→ Problem details: Count the lines below that contain the word "abuf", and report only that number.

→ Available data:
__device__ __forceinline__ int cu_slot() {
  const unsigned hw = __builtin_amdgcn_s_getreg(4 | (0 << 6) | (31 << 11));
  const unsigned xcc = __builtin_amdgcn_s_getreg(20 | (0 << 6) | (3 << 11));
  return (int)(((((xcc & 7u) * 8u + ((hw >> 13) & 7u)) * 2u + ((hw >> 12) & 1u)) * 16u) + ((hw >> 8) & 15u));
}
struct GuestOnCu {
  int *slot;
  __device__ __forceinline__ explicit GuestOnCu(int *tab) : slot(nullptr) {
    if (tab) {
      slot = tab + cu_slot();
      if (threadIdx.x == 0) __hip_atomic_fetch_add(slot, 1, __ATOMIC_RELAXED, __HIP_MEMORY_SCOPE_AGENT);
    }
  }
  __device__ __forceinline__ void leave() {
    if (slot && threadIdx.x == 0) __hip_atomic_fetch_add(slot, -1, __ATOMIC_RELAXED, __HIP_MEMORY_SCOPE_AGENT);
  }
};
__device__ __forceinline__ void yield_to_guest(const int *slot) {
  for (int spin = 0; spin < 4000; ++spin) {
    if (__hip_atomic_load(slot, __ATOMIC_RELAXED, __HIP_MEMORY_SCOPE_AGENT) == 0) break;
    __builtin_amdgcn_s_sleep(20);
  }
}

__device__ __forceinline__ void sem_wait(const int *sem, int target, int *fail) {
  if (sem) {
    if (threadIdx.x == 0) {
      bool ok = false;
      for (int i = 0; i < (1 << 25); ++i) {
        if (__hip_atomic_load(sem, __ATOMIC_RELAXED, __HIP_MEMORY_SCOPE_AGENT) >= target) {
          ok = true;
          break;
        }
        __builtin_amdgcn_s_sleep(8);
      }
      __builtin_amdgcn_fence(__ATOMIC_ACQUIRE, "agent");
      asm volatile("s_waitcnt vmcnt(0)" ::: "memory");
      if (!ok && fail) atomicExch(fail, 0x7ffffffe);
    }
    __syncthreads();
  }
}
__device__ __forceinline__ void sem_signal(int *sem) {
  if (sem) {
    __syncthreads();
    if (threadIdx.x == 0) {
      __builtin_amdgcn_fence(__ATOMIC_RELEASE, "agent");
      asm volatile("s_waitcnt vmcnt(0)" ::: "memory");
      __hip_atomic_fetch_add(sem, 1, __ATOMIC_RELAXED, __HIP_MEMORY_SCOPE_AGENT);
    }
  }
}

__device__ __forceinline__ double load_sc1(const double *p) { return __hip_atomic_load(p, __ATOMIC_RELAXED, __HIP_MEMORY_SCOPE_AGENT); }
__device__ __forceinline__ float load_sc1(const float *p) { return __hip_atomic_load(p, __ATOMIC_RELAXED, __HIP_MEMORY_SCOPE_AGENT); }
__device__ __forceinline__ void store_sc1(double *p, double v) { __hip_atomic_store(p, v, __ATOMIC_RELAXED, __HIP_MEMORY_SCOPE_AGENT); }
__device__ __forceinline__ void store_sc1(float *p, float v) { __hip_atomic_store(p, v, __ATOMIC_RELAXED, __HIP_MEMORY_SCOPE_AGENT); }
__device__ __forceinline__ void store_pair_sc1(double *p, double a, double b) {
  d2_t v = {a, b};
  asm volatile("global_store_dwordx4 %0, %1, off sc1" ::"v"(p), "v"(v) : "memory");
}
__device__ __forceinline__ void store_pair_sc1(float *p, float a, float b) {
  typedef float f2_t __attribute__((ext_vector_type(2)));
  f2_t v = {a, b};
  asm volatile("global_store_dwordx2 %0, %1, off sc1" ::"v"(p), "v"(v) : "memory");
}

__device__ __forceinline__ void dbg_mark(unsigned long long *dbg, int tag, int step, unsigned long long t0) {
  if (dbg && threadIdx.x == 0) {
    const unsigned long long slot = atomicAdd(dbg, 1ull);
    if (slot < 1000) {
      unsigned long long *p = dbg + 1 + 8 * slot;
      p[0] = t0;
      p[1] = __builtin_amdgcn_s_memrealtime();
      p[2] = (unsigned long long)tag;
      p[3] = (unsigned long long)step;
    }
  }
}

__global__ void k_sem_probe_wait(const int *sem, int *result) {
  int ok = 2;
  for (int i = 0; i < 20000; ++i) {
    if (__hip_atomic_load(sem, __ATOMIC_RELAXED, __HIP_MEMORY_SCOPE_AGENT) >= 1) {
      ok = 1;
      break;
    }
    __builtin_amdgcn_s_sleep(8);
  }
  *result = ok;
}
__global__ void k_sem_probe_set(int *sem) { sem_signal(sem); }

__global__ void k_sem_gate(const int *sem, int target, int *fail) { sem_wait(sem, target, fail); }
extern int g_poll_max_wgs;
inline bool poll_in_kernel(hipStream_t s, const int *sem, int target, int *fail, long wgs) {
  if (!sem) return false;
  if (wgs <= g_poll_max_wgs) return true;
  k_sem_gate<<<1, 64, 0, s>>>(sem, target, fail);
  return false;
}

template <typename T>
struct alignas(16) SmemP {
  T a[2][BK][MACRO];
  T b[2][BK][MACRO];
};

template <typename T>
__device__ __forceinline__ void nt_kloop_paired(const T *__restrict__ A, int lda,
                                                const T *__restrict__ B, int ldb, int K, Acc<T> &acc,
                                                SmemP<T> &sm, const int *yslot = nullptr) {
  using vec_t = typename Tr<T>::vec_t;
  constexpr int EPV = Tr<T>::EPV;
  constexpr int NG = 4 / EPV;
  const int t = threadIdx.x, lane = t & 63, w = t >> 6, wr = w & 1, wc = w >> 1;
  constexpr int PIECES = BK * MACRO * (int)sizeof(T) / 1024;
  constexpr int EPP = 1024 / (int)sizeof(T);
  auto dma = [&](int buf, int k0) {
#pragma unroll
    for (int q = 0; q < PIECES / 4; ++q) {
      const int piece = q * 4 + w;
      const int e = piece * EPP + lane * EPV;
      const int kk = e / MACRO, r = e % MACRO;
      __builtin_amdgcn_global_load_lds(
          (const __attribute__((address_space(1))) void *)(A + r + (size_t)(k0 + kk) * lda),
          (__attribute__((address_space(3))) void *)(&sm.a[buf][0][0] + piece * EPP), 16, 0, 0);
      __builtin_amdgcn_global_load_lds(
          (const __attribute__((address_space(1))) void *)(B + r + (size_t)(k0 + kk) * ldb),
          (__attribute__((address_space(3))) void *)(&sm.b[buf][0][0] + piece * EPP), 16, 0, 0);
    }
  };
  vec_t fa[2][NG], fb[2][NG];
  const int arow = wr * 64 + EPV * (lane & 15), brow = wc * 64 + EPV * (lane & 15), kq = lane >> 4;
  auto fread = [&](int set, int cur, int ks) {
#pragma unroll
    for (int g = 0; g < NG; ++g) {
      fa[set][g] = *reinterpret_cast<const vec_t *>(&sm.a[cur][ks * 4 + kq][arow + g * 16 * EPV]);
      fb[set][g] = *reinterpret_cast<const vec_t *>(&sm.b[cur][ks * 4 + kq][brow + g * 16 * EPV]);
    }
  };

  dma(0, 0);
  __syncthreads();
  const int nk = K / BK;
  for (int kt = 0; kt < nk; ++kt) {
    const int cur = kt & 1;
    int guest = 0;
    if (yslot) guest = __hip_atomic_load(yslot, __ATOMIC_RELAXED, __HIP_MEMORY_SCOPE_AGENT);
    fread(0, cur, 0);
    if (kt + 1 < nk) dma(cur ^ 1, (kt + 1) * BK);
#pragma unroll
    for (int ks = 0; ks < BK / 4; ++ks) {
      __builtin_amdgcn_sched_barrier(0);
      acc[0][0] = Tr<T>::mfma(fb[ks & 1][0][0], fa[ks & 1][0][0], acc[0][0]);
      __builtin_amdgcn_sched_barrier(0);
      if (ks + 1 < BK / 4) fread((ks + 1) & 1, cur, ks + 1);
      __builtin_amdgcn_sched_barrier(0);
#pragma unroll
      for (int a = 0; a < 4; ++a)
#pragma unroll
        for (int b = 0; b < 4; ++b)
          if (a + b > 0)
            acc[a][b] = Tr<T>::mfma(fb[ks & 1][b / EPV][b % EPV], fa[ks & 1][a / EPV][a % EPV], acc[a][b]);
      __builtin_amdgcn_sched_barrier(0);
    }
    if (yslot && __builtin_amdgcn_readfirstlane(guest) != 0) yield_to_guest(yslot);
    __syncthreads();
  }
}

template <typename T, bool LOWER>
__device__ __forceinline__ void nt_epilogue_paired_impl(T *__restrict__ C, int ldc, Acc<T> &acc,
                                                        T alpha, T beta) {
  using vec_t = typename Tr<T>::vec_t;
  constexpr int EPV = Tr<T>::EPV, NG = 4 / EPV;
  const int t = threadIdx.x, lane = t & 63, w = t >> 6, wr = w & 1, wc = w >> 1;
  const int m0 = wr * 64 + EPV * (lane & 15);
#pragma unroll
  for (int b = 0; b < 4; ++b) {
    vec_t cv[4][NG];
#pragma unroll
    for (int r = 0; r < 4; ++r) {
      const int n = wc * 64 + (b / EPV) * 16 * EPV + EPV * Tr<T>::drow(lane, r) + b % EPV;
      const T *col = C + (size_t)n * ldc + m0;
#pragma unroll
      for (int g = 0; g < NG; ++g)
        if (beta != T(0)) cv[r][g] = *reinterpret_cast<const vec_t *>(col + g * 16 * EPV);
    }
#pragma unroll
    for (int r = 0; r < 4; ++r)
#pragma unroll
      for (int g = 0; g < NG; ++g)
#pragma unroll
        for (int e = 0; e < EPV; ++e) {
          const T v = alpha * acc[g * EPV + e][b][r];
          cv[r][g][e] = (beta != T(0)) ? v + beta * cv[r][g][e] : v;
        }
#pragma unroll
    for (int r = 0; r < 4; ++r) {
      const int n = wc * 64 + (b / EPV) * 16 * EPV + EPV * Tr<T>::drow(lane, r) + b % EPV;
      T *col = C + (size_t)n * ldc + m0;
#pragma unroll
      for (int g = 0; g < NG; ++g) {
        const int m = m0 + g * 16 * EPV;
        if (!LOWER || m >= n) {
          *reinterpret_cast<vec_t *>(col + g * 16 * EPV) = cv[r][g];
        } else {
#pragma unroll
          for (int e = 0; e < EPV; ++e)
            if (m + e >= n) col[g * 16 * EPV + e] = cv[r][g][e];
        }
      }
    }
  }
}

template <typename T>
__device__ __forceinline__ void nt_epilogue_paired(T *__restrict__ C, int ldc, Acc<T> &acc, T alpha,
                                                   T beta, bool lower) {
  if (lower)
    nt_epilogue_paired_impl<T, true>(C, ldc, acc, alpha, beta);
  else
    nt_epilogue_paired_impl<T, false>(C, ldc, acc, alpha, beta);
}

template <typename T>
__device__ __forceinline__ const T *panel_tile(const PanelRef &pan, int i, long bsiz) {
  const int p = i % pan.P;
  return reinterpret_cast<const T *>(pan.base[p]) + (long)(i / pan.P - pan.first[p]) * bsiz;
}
==
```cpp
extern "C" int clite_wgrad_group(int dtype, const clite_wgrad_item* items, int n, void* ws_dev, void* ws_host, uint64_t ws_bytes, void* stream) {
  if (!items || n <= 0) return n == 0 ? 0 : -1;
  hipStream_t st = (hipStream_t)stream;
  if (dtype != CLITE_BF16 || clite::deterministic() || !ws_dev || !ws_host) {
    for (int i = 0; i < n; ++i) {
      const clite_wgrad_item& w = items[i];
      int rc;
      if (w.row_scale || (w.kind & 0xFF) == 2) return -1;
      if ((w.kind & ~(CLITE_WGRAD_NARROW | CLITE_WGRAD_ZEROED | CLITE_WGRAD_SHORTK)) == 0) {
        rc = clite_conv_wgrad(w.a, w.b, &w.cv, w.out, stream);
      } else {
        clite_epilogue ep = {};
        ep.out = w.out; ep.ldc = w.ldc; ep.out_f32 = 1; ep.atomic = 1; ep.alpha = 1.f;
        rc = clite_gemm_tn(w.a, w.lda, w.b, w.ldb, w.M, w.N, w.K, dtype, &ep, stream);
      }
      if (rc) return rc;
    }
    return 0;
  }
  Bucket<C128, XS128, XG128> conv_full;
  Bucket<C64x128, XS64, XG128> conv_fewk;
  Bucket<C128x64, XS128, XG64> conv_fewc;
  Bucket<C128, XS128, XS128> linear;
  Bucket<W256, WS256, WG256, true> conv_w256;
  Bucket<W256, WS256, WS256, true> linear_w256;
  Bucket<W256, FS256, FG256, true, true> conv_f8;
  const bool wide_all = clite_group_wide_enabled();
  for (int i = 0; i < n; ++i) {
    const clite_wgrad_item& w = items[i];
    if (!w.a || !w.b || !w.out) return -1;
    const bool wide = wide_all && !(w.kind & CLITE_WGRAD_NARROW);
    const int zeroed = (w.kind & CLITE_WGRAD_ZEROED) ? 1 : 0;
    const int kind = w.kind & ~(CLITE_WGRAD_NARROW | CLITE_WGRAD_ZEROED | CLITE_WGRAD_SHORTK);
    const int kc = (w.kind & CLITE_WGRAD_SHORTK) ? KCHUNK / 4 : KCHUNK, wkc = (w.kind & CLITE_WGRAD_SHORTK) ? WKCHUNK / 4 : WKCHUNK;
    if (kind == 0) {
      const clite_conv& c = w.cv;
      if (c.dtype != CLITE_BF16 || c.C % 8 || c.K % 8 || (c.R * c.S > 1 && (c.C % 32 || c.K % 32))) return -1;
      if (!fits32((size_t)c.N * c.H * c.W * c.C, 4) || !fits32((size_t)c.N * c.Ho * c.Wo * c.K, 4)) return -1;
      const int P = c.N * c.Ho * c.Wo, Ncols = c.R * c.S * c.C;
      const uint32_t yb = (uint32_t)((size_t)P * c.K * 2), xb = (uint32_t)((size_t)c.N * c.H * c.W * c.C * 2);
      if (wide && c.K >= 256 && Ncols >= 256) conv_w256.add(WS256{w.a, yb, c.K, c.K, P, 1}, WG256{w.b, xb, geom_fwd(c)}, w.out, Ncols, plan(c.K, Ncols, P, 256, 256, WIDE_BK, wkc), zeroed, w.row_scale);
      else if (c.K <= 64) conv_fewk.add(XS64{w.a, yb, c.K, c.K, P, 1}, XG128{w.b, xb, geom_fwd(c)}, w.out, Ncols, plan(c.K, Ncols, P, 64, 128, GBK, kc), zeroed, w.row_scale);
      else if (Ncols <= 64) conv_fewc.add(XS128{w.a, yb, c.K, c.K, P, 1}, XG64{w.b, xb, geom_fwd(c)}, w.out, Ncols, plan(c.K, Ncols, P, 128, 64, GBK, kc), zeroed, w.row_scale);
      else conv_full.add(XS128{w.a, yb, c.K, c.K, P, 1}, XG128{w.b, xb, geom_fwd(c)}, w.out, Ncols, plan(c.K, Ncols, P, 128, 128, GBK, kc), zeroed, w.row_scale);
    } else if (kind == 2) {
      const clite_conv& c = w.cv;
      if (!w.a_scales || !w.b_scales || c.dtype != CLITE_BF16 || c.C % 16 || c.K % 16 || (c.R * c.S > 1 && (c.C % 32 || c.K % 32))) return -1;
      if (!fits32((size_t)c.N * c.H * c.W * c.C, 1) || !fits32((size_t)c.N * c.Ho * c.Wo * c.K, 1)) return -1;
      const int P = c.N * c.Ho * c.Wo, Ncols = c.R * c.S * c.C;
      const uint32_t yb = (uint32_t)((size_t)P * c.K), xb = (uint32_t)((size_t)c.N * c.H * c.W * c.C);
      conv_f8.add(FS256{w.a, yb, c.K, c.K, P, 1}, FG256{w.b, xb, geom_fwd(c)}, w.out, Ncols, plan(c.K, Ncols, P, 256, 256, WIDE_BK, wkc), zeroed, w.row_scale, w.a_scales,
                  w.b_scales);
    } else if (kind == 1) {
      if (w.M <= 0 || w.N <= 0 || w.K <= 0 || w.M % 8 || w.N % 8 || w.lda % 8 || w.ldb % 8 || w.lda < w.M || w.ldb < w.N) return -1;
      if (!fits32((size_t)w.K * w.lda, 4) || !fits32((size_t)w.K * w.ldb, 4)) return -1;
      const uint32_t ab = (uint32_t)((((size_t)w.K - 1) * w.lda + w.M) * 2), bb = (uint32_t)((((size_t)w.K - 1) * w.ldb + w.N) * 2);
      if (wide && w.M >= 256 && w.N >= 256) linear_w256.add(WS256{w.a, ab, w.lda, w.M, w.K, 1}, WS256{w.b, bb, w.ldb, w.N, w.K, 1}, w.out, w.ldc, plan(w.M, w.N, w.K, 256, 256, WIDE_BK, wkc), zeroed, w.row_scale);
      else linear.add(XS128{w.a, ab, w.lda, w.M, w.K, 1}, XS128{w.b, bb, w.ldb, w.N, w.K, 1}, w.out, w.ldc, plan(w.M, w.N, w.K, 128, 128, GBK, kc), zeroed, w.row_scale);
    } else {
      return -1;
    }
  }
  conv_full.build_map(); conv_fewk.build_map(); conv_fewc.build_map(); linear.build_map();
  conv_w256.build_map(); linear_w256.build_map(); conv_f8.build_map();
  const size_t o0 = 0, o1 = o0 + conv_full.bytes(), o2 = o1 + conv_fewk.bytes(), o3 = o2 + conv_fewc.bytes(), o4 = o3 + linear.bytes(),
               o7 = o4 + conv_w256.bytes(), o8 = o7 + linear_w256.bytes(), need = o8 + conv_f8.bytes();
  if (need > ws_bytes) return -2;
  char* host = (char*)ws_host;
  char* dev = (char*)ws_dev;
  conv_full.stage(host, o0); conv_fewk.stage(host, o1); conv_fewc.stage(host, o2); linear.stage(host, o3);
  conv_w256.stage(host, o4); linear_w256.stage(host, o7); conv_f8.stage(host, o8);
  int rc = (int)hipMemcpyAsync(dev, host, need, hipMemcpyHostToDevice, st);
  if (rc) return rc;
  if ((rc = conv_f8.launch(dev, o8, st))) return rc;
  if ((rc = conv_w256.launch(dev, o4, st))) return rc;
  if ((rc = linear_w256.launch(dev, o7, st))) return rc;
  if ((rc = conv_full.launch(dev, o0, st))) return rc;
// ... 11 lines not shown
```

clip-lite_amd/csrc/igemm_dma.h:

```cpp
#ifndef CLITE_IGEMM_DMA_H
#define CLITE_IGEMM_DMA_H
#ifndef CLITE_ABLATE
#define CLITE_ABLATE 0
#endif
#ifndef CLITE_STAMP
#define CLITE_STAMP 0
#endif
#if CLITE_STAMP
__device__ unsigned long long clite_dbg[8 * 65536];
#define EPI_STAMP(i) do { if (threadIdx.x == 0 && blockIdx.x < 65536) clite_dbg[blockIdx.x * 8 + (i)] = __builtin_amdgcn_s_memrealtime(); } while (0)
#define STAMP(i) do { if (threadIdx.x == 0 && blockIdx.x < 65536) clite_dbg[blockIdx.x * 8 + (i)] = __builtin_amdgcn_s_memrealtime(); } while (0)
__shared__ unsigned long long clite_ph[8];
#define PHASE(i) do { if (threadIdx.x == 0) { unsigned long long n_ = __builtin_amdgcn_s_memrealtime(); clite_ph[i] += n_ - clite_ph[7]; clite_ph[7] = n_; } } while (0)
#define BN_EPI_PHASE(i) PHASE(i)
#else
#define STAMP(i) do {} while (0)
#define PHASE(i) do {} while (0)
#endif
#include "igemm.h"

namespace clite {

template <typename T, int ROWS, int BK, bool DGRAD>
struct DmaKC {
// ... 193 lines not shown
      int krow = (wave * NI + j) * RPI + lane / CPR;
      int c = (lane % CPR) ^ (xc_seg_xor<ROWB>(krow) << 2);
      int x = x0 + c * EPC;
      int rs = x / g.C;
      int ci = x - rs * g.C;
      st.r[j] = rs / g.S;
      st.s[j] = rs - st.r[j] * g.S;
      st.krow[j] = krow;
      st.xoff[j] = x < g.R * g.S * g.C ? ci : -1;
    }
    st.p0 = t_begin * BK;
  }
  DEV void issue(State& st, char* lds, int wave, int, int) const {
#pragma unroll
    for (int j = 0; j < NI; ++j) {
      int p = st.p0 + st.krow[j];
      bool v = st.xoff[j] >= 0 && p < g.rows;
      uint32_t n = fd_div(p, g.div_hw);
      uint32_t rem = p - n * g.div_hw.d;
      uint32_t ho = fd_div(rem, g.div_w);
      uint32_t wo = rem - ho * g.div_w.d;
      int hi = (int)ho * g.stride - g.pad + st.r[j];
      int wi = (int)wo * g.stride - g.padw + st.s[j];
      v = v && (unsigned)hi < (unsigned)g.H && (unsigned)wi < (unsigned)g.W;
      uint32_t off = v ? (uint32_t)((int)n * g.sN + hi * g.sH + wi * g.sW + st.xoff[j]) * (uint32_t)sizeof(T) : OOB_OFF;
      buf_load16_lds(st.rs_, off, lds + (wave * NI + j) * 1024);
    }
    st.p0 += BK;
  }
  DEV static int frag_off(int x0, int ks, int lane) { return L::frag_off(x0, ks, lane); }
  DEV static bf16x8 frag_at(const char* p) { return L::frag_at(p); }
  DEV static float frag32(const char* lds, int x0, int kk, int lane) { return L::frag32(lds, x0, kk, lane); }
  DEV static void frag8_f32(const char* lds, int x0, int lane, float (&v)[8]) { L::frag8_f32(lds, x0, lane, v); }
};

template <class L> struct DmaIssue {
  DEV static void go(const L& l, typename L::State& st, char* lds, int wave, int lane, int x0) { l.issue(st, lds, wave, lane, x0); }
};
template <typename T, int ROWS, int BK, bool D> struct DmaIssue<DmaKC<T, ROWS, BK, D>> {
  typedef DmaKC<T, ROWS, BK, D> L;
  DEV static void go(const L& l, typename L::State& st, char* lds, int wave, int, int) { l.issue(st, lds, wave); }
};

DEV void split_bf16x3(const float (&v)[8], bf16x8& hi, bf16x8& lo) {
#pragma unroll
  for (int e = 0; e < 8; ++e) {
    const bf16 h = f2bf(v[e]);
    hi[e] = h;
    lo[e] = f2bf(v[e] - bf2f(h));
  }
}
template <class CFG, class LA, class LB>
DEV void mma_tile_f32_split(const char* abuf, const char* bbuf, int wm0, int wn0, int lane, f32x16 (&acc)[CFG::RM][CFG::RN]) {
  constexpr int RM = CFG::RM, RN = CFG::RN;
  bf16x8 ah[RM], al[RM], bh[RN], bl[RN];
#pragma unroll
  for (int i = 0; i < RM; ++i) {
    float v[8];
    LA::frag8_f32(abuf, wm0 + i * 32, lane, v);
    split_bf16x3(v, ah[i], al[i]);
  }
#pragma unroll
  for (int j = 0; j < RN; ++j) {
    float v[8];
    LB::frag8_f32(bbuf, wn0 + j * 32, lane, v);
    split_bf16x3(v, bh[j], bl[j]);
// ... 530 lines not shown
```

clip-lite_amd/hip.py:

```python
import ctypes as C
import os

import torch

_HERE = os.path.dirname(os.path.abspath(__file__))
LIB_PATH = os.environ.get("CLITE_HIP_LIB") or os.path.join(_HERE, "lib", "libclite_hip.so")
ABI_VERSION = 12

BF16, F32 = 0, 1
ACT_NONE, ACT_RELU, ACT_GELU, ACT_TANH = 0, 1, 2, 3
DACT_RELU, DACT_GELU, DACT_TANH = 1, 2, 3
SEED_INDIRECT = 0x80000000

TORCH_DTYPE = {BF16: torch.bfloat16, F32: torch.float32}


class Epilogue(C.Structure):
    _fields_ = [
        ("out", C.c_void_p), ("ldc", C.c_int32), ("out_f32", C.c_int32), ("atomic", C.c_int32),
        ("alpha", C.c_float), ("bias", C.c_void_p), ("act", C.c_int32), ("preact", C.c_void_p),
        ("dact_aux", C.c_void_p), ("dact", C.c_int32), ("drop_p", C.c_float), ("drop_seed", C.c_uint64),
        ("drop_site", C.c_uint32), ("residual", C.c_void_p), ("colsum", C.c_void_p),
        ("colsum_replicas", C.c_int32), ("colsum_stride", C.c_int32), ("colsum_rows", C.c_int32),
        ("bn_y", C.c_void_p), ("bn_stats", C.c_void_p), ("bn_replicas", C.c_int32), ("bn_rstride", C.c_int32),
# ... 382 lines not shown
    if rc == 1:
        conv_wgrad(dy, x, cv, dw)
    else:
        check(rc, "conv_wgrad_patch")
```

→ Solution below: 2